Принцип был одним из выражений, под которым в его эпоху обсуждалась проблема гипотезы. Как принципы метафизики соотносятся с принципами механики – один из фундаментальных вопросов в переписке Лейбница. Ньютон, правда, в своем названии, по-видимому, ограничивает эти принципы математикой; но по отношению к «Философии природы» это ограничение отпадает само собой. В любом случае, оно аннулируется его определениями и полностью его законами движения. Сегодня мы не думаем об этих трех законах движения, которые Ньютон устанавливает исходя из планетарной системы, только как о принципах; тем не менее, в отличие от колеблющегося использования языка для понятия принципа, мы можем воспринимать их прежде всего как принципы, как чистое знание нового, математического естествознания. Таким образом, идея, как гипотеза или принцип, в буквальном смысле, чистота которого сразу же очевидна, создала новое понятие знания.
Кант исходил из факта этих принципов. Как с юности на протяжении всего своего развития он объявил задачей философии перенос «метода Ньютона» в метафизику, так и его зрелость происходит в установлении этой связи между метафизикой и методом Ньютона. Метод Ньютона привел к созданию системы Ньютона. Но эта система не есть прежде всего планетарная система, а система принципов, как система методов чистого естествознания. В этом преимущество, которые дала КАНТУ историческая ситуация, и в этом заслуга его метода. Поскольку метод Ньютона стал для него понятен как система методов и тем самым как система мира, то и колеблющийся смысл слова «метафизика» для него изменился. Она стала критикой, и прежде всего критикой системы методов, принципов Ньютона.

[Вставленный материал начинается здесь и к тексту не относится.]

# bentherien/point-cloud-reid

Hardware: AMD Instinct MI355X
Metric: siamese pair-comparisons/sec @1024 pts (higher is better)
Workload: dtype bf16x3

## Files before the change

point-cloud-reid_amd/csrc/attn_kernels_impl.h:

```cpp
#pragma once
#ifndef PCR_ATTN_PREC
#define PCR_ATTN_PREC 0
#endif
#include "tile_dense.h"

#include <stdio.h>

#include <vector>

namespace {
constexpr int kAPrec = PCR_ATTN_PREC;
struct AttnArgs {
  pcr_attn_params p;
  int dbg;
  int wpc;
};

constexpr int kATraceWgs = 512, kATraceRecs = 24, kATraceMarks = 8;
__device__ unsigned long long g_attn_trace[2 * kATraceWgs * kATraceRecs * kATraceMarks];


__device__ __forceinline__ void pos_hidden(float *dst, int RP, const float *P, const float *w0,
                                           const float *b0, int d, int T) {
  for (int e = threadIdx.x; e < d * T; e += blockDim.x) {
// ... 1346 lines not shown
          }
        }
    }
    __builtin_amdgcn_wave_barrier();
    PCR_AMARK(7);
    PCR_ANEXT();
  }
#undef PCR_AMARK
#undef PCR_ANEXT
}

template <int NB, bool TRANS = false>
__device__ __forceinline__ void ap128_step(f32x16 (&acc)[NB], const bf16x8 *wb, int ls, const bf16x8 &bh, const bf16x8 &bl) {
  auto mm = [](const bf16x8 &w, const bf16x8 &x, const f32x16 &c) __attribute__((always_inline)) {
    return TRANS ? __builtin_amdgcn_mfma_f32_32x32x16_bf16(x, w, c, 0, 0, 0) : __builtin_amdgcn_mfma_f32_32x32x16_bf16(w, x, c, 0, 0, 0);
  };
#pragma unroll
  for (int c0 = 0; c0 < NB; c0 += 4) {
    bf16x8 wh[4], wl[4];
#pragma unroll
    for (int cb = 0; cb < 4; cb++) {
      wh[cb] = wb[((ls * NB + c0 + cb) * 2) * 64];
      wl[cb] = wb[((ls * NB + c0 + cb) * 2 + 1) * 64];
    }
#pragma unroll
    for (int cb = 0; cb < 4; cb++) acc[c0 + cb] = mm(wh[cb], bh, acc[c0 + cb]);
#pragma unroll
    for (int cb = 0; cb < 4; cb++) acc[c0 + cb] = mm(wh[cb], bl, acc[c0 + cb]);
#pragma unroll
    for (int cb = 0; cb < 4; cb++) acc[c0 + cb] = mm(wl[cb], bh, acc[c0 + cb]);
    asm volatile("" ::: "memory");
  }
}
constexpr int kAp128Waves = 4, kAp128ChunkU = 2048, kAp128Chunks = 16;
constexpr int kAp128Npc = kAp128ChunkU / (64 * kAp128Waves);
__device__ __forceinline__ void ring128_fetch(f32x4 (&stg)[kAp128Npc], __amdgpu_buffer_rsrc_t r, int kk, int tid) {
#pragma unroll
  for (int u = 0; u < kAp128Npc; u++)
    stg[u] = __builtin_bit_cast(f32x4, __builtin_amdgcn_raw_buffer_load_b128(r, tid * 16, (kk * kAp128ChunkU + u * 64 * kAp128Waves) * 16, 0));
  asm volatile("" ::: "memory");
}
__device__ __forceinline__ void ring128_commit(f32x4 *s_ring, const f32x4 (&stg)[kAp128Npc], int k, int tid) {
  f32x4 *dst = s_ring + (k & 1) * kAp128ChunkU + tid;
#pragma unroll
  for (int u = 0; u < kAp128Npc; u++) dst[u * 64 * kAp128Waves] = stg[u];
  __syncthreads();
}
constexpr size_t kAp128Lds = (size_t)2 * kAp128ChunkU * 16 + (640 + 4 * 128 + kAp128Waves * 128) * sizeof(float);
template <int NH>
__global__ __launch_bounds__(64 * kAp128Waves) __attribute__((amdgpu_waves_per_eu(1, 1)))
void attn_apply_stream128_kernel(AttnArgs a) {
  constexpr int D = 128, ND = 4, SD = 8, GPH = 8 / NH;
  extern __shared__ __attribute__((aligned(16))) float smem[];
  const pcr_attn_params &p = a.p;
  f32x4 *s_ring = reinterpret_cast<f32x4 *>(smem);
  int coff = 2 * kAp128ChunkU * 4;
  asm volatile("" : "+s"(coff));
  float *s_c = smem + coff;
  f32x4 *s_p0 = reinterpret_cast<f32x4 *>(s_c + 640);
  float *s_ks = s_c + 640 + 4 * 128;
  const int tid = threadIdx.x, lane = tid & 63, j = lane & 31, h = lane >> 5;
  const int wave = __builtin_amdgcn_readfirstlane(tid >> 6);
  const __amdgpu_buffer_rsrc_t rwq = __builtin_amdgcn_make_buffer_rsrc(const_cast<float *>(p.wq), 0, 4 * kAp128ChunkU * 16, 0x00020000),
                               rw0 = __builtin_amdgcn_make_buffer_rsrc(const_cast<float *>(p.wmlp0), 0, 8 * kAp128ChunkU * 16, 0x00020000),
                               rw2 = __builtin_amdgcn_make_buffer_rsrc(const_cast<float *>(p.wmlp2), 0, 4 * kAp128ChunkU * 16, 0x00020000);
  f32x4 stg[kAp128Npc];
  auto fetch = [&](int k) __attribute__((always_inline)) {
    k %= kAp128Chunks;
    ring128_fetch(stg, k < 4 ? rwq : (k < 12 ? rw0 : rw2), k < 4 ? k : (k < 12 ? k - 4 : k - 12), tid);
  };
  auto commit = [&](int k) __attribute__((always_inline)) { ring128_commit(s_ring, stg, k, tid); };
  for (int e = tid; e < D; e += 64 * kAp128Waves) {
    s_c[e] = p.bq[e];
    s_c[128 + e] = p.ln1_g[e];
    s_c[256 + e] = p.ln1_b[e];
    s_c[384 + e] = p.ln2_g[e];
    s_c[512 + e] = p.ln2_b[e];
    s_p0[e] = f32x4{p.pos0_w[3 * e], p.pos0_w[3 * e + 1], p.pos0_w[3 * e + 2], p.pos0_b[e]};
  }
  fetch(0);
  commit(0);
  const int nblk = p.Lq >> 5;
  const long nitem = (long)p.B * nblk;
  const float skf = (float)p.Sk;
  float *ksw = s_ks + wave * 128;
  auto cvec = [&](const float *base, int cb, int g) __attribute__((always_inline)) {
    return *reinterpret_cast<const f32x4 *>(base + 32 * cb + 8 * g + 4 * h);
  };
  auto to_ops = [&](const f32x16 &acc, int G, bf16x8 &oh, bf16x8 &ol) __attribute__((always_inline)) {
    float v[8];
#pragma unroll
    for (int e = 0; e < 8; e++) v[e] = acc[8 * G + e];
    bf_split8(v, oh, ol, true);
  };
  auto layernorm = [&](f32x16 (&v)[ND], const float *gam, const float *bet) __attribute__((always_inline)) {
    float sm = 0.f;
#pragma unroll
    for (int cb = 0; cb < ND; cb++)
#pragma unroll
      for (int r = 0; r < 16; r++) sm += v[cb][r];
    sm += __shfl_xor(sm, 32, 64);
    const float mean = sm / (float)D;
    float vr = 0.f;
#pragma unroll
    for (int cb = 0; cb < ND; cb++)
#pragma unroll
      for (int r = 0; r < 16; r++) {
        const float dlt = v[cb][r] - mean;
        vr += dlt * dlt;
      }
    vr += __shfl_xor(vr, 32, 64);
    const float inv = 1.0f / sqrtf(vr / (float)D + 1e-5f);
#pragma unroll
    for (int cb = 0; cb < ND; cb++)
#pragma unroll
      for (int g = 0; g < 4; g++) {
        const f32x4 gv = cvec(gam, cb, g), bv = cvec(bet, cb, g);
#pragma unroll
        for (int qq = 0; qq < 4; qq++) v[cb][4 * g + qq] = (v[cb][4 * g + qq] - mean) * inv * gv[qq] + bv[qq];
      }
  };
  for (long it0 = (long)blockIdx.x * kAp128Waves; it0 < nitem; it0 += (long)gridDim.x * kAp128Waves) {
    const long item = it0 + wave;
    const bool live = item < nitem;
    const long it = live ? item : nitem - 1;
    const long b = it / nblk;
    const int blk = (int)(it - b * nblk);
    const size_t bq_ = p.q_index ? (size_t)p.q_index[b] : (size_t)b;
    const size_t kb_ = p.kv_index ? (size_t)p.kv_index[b] : (size_t)b;
    const float *kvp = p.kv + kb_ * ((size_t)D * D + D);
    const int t = blk * 32 + j;
    const __amdgpu_buffer_rsrc_t rfeat = __builtin_amdgcn_make_buffer_rsrc(
        const_cast<float *>(p.feat_q + bq_ * D * p.Lq), 0, D * p.Lq * 4, 0x00020000);
    const int vo = (4 * h * p.Lq + t) * 4;
    auto load_x = [&](float (&xf)[64]) __attribute__((always_inline)) {
#pragma unroll
      for (int e = 0; e < 64; e++) {
        const int ch = 16 * (e >> 3) + bf_kpos(0, e & 7);
        xf[e] = __builtin_bit_cast(float, __builtin_amdgcn_raw_buffer_load_b32(rfeat, vo, ch * p.Lq * 4, 0));
      }
    };
    ksw[lane] = kvp[(size_t)D * D + lane];
    ksw[64 + lane] = kvp[(size_t)D * D + 64 + lane];
    bf16x8 bh[16], bl[16];
    {
      float xf[64];
      load_x(xf);
      const float *xyz = p.xyz_q + (bq_ * p.Lq + t) * 3;
      const float px = xyz[0], py = xyz[1], pz = xyz[2];
#pragma unroll
      for (int s2 = 0; s2 < SD; s2++) {
        float hv[8];
#pragma unroll
        for (int e = 0; e < 8; e++) {
          const f32x4 w = s_p0[16 * s2 + bf_kpos(0, e) + 4 * h];
          const float v = w[0] * px + w[1] * py + w[2] * pz + w[3];
          hv[e] = relu_i(v);
        }
        bf_split8(hv, bh[SD + s2], bl[SD + s2], true);
      }
#pragma unroll
      for (int e = 0; e < 64; e++) asm volatile("" : "+v"(xf[e]));
#pragma unroll
      for (int s2 = 0; s2 < SD; s2++) {
        float xv[8];
#pragma unroll
        for (int e = 0; e < 8; e++) xv[e] = xf[8 * s2 + e];
        bf_split8(xv, bh[s2], bl[s2], true);
      }
    }
    f32x16 q[ND];
#pragma unroll
    for (int cb = 0; cb < ND; cb++)
#pragma unroll
      for (int g = 0; g < 4; g++) {
        const f32x4 bqv = cvec(s_c, cb, g);
#pragma unroll
        for (int qq = 0; qq < 4; qq++) q[cb][4 * g + qq] = bqv[qq];
      }
#pragma unroll
    for (int k = 0; k < 4; k++) {
      fetch(k + 1);
      const bf16x8 *wb = reinterpret_cast<const bf16x8 *>(s_ring + (k & 1) * kAp128ChunkU) + lane;
#pragma unroll
      for (int ls = 0; ls < 4; ls++) ap128_step<ND>(q, wb, ls, bh[4 * k + ls], bl[4 * k + ls]);
      commit(k + 1);
    }
    float zg[SD];
#pragma unroll
    for (int cb = 0; cb < ND; cb++)
#pragma unroll
      for (int g = 0; g < 4; g++) {
        const f32x4 ksv = cvec(ksw, cb, g);
        float zz = 0.f;
#pragma unroll
        for (int qq = 0; qq < 4; qq++) {
          const float v = elu1(q[cb][4 * g + qq]);
          q[cb][4 * g + qq] = v;
          zz += v * ksv[qq];
        }
        if ((g & 1) == 0) zg[2 * cb + (g >> 1)] = zz;
        else zg[2 * cb + (g >> 1)] += zz;
      }
    float zs[NH];
#pragma unroll
    for (int hd = 0; hd < NH; hd++) {
      float z = zg[hd * GPH];
#pragma unroll
      for (int gi = 1; gi < GPH; gi++) z += zg[hd * GPH + gi];
      z += __shfl_xor(z, 32, 64);
      zs[hd] = (1.0f / (z + 1e-6f)) * skf;
    }
#pragma unroll
    for (int cb = 0; cb < ND; cb++)
#pragma unroll
      for (int r = 0; r < 16; r++) q[cb][r] *= zs[(2 * cb + (r >> 3)) / GPH];
    {
      bf16x8 ch_[SD], cl_[SD];
#pragma unroll
      for (int cb = 0; cb < ND; cb++)
#pragma unroll
        for (int G = 0; G < 2; G++) to_ops(q[cb], G, ch_[2 * cb + G], cl_[2 * cb + G]);
#pragma unroll
      for (int cb = 0; cb < ND; cb++)
#pragma unroll
        for (int r = 0; r < 16; r++) q[cb][r] = 0.f;
      const bf16x8 *mb = reinterpret_cast<const bf16x8 *>(kvp) + lane;
      bf16x8 mh[2][ND], ml[2][ND];
#pragma unroll
      for (int cb = 0; cb < ND; cb++) {
        mh[0][cb] = mb[(cb * 2) * 64];
        ml[0][cb] = mb[(cb * 2 + 1) * 64];
      }
#pragma unroll
      for (int s2 = 0; s2 < SD; s2++) {
        const int c = s2 & 1;
        if (s2 + 1 < SD) {
#pragma unroll
          for (int cb = 0; cb < ND; cb++) {
            mh[c ^ 1][cb] = mb[(((s2 + 1) * ND + cb) * 2) * 64];
            ml[c ^ 1][cb] = mb[(((s2 + 1) * ND + cb) * 2 + 1) * 64];
          }
        }
        asm volatile("" ::: "memory");
#pragma unroll
        for (int cb = 0; cb < ND; cb++) q[cb] = __builtin_amdgcn_mfma_f32_32x32x16_bf16(mh[c][cb], ch_[s2], q[cb], 0, 0, 0);
#pragma unroll
        for (int cb = 0; cb < ND; cb++) q[cb] = __builtin_amdgcn_mfma_f32_32x32x16_bf16(mh[c][cb], cl_[s2], q[cb], 0, 0, 0);
#pragma unroll
        for (int cb = 0; cb < ND; cb++) q[cb] = __builtin_amdgcn_mfma_f32_32x32x16_bf16(ml[c][cb], ch_[s2], q[cb], 0, 0, 0);
      }
    }
    layernorm(q, s_c + 128, s_c + 256);
#pragma unroll
    for (int cb = 0; cb < ND; cb++)
#pragma unroll
      for (int G = 0; G < 2; G++) to_ops(q[cb], G, bh[SD + 2 * cb + G], bl[SD + 2 * cb + G]);
    f32x16 f[2 * ND];
#pragma unroll
    for (int cb = 0; cb < 2 * ND; cb++)
#pragma unroll
      for (int r = 0; r < 16; r++) f[cb][r] = 0.f;
#pragma unroll
    for (int k = 4; k < 12; k++) {
      fetch(k + 1);
      const bf16x8 *wb = reinterpret_cast<const bf16x8 *>(s_ring + (k & 1) * kAp128ChunkU) + lane;
#pragma unroll
      for (int ls = 0; ls < 2; ls++) ap128_step<2 * ND>(f, wb, ls, bh[2 * (k - 4) + ls], bl[2 * (k - 4) + ls]);
      commit(k + 1);
    }
    float xf[64];
    load_x(xf);
    f32x16 o[ND];
#pragma unroll
    for (int cb = 0; cb < ND; cb++)
#pragma unroll
      for (int r = 0; r < 16; r++) o[cb][r] = 0.f;
#pragma unroll
    for (int k = 12; k < 16; k++) {
      fetch(k + 1);
      bf16x8 oh[4], ol[4];
#pragma unroll
      for (int i = 0; i < 2; i++) {
        f32x16 &fc = f[2 * (k - 12) + i];
#pragma unroll
        for (int r = 0; r < 16; r++) fc[r] = relu_i(fc[r]);
#pragma unroll
        for (int G = 0; G < 2; G++) to_ops(fc, G, oh[2 * i + G], ol[2 * i + G]);
      }
      const bf16x8 *wb = reinterpret_cast<const bf16x8 *>(s_ring + (k & 1) * kAp128ChunkU) + lane;
#pragma unroll
      for (int ls = 0; ls < 4; ls++) ap128_step<ND>(o, wb, ls, oh[ls], ol[ls]);
      commit(k + 1);
    }
    layernorm(o, s_c + 384, s_c + 512);
#pragma unroll
    for (int cb = 0; cb < ND; cb++)
#pragma unroll
      for (int r = 0; r < 16; r++) o[cb][r] += xf[16 * cb + r];
    if (live) {
      const __amdgpu_buffer_rsrc_t rout =
          __builtin_amdgcn_make_buffer_rsrc(p.out + (size_t)b * D * p.Lq, 0, D * p.Lq * 4, 0x00020000);
#pragma unroll
      for (int e = 0; e < 16 * ND; e++) {
        const int ch = 16 * (e >> 3) + bf_kpos(0, e & 7);
        const float v = o[e >> 4][e & 15];
        __builtin_amdgcn_raw_buffer_store_b32(__builtin_bit_cast(unsigned, v), rout, vo, ch * p.Lq * 4, 0);
      }
    }
  }
}
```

Кант также подводит чистое знание всех видов под название разума; в этом он следует языку классиков рационализма; ведь и Декарт, и Лейбниц связывали врожденные идеи и вечные истины с треугольником и механическими принципами, а также с душой и Богом, и оба вида они подводили под понятие разума. Но Кант все же строго и резко разделил эти столь различные интересы и проблемы метафизики. Он сначала воздержался от всякой моральной философии и теологии, а значит, и от всякой рациональной психологии, и сосредоточил метафизику сначала исключительно на проблеме системы принципов Ньютона. В силу этого ограничения, этой конкретизации и изоляции задачи, метафизика стала для него критикой.
Это значение критики, установление связи между метафизикой и математическим естествознанием, это решающий акт Канта, благодаря которому после долгого развития, в ходе которого он с юности ощущал желательность метода Ньютона для метафизики лишь в общих чертах, хотя и настоятельно и энергично, он наконец созрел в систематиста. Система природы привела его к системе метафизики. Но средства лежали в критике, критике принципов. Таким образом, система метафизики стала системой критики.
Принципы, основы, отныне образующие проблему; синтетические принципы, как назвал их Кант в соответствии с тем значением, которое он придавал слову «синтетический», они положены в основу математического естествознания в виде открытого, ясного, методичного аргумента. Эти принципы делают науку наукой и объясняют ее неуклонный прогресс. Они представляют собой чистое знание, право и обладание которым спекулятивный разум с незапамятных времен предполагал, утверждал и защищал. Теперь они были доступны в закрытой системе в качестве плодотворных предпосылок. Работа метафизики не была завершена, но она могла начаться на ясной почве. Философия могла и должна была, как критика, взять новое начало.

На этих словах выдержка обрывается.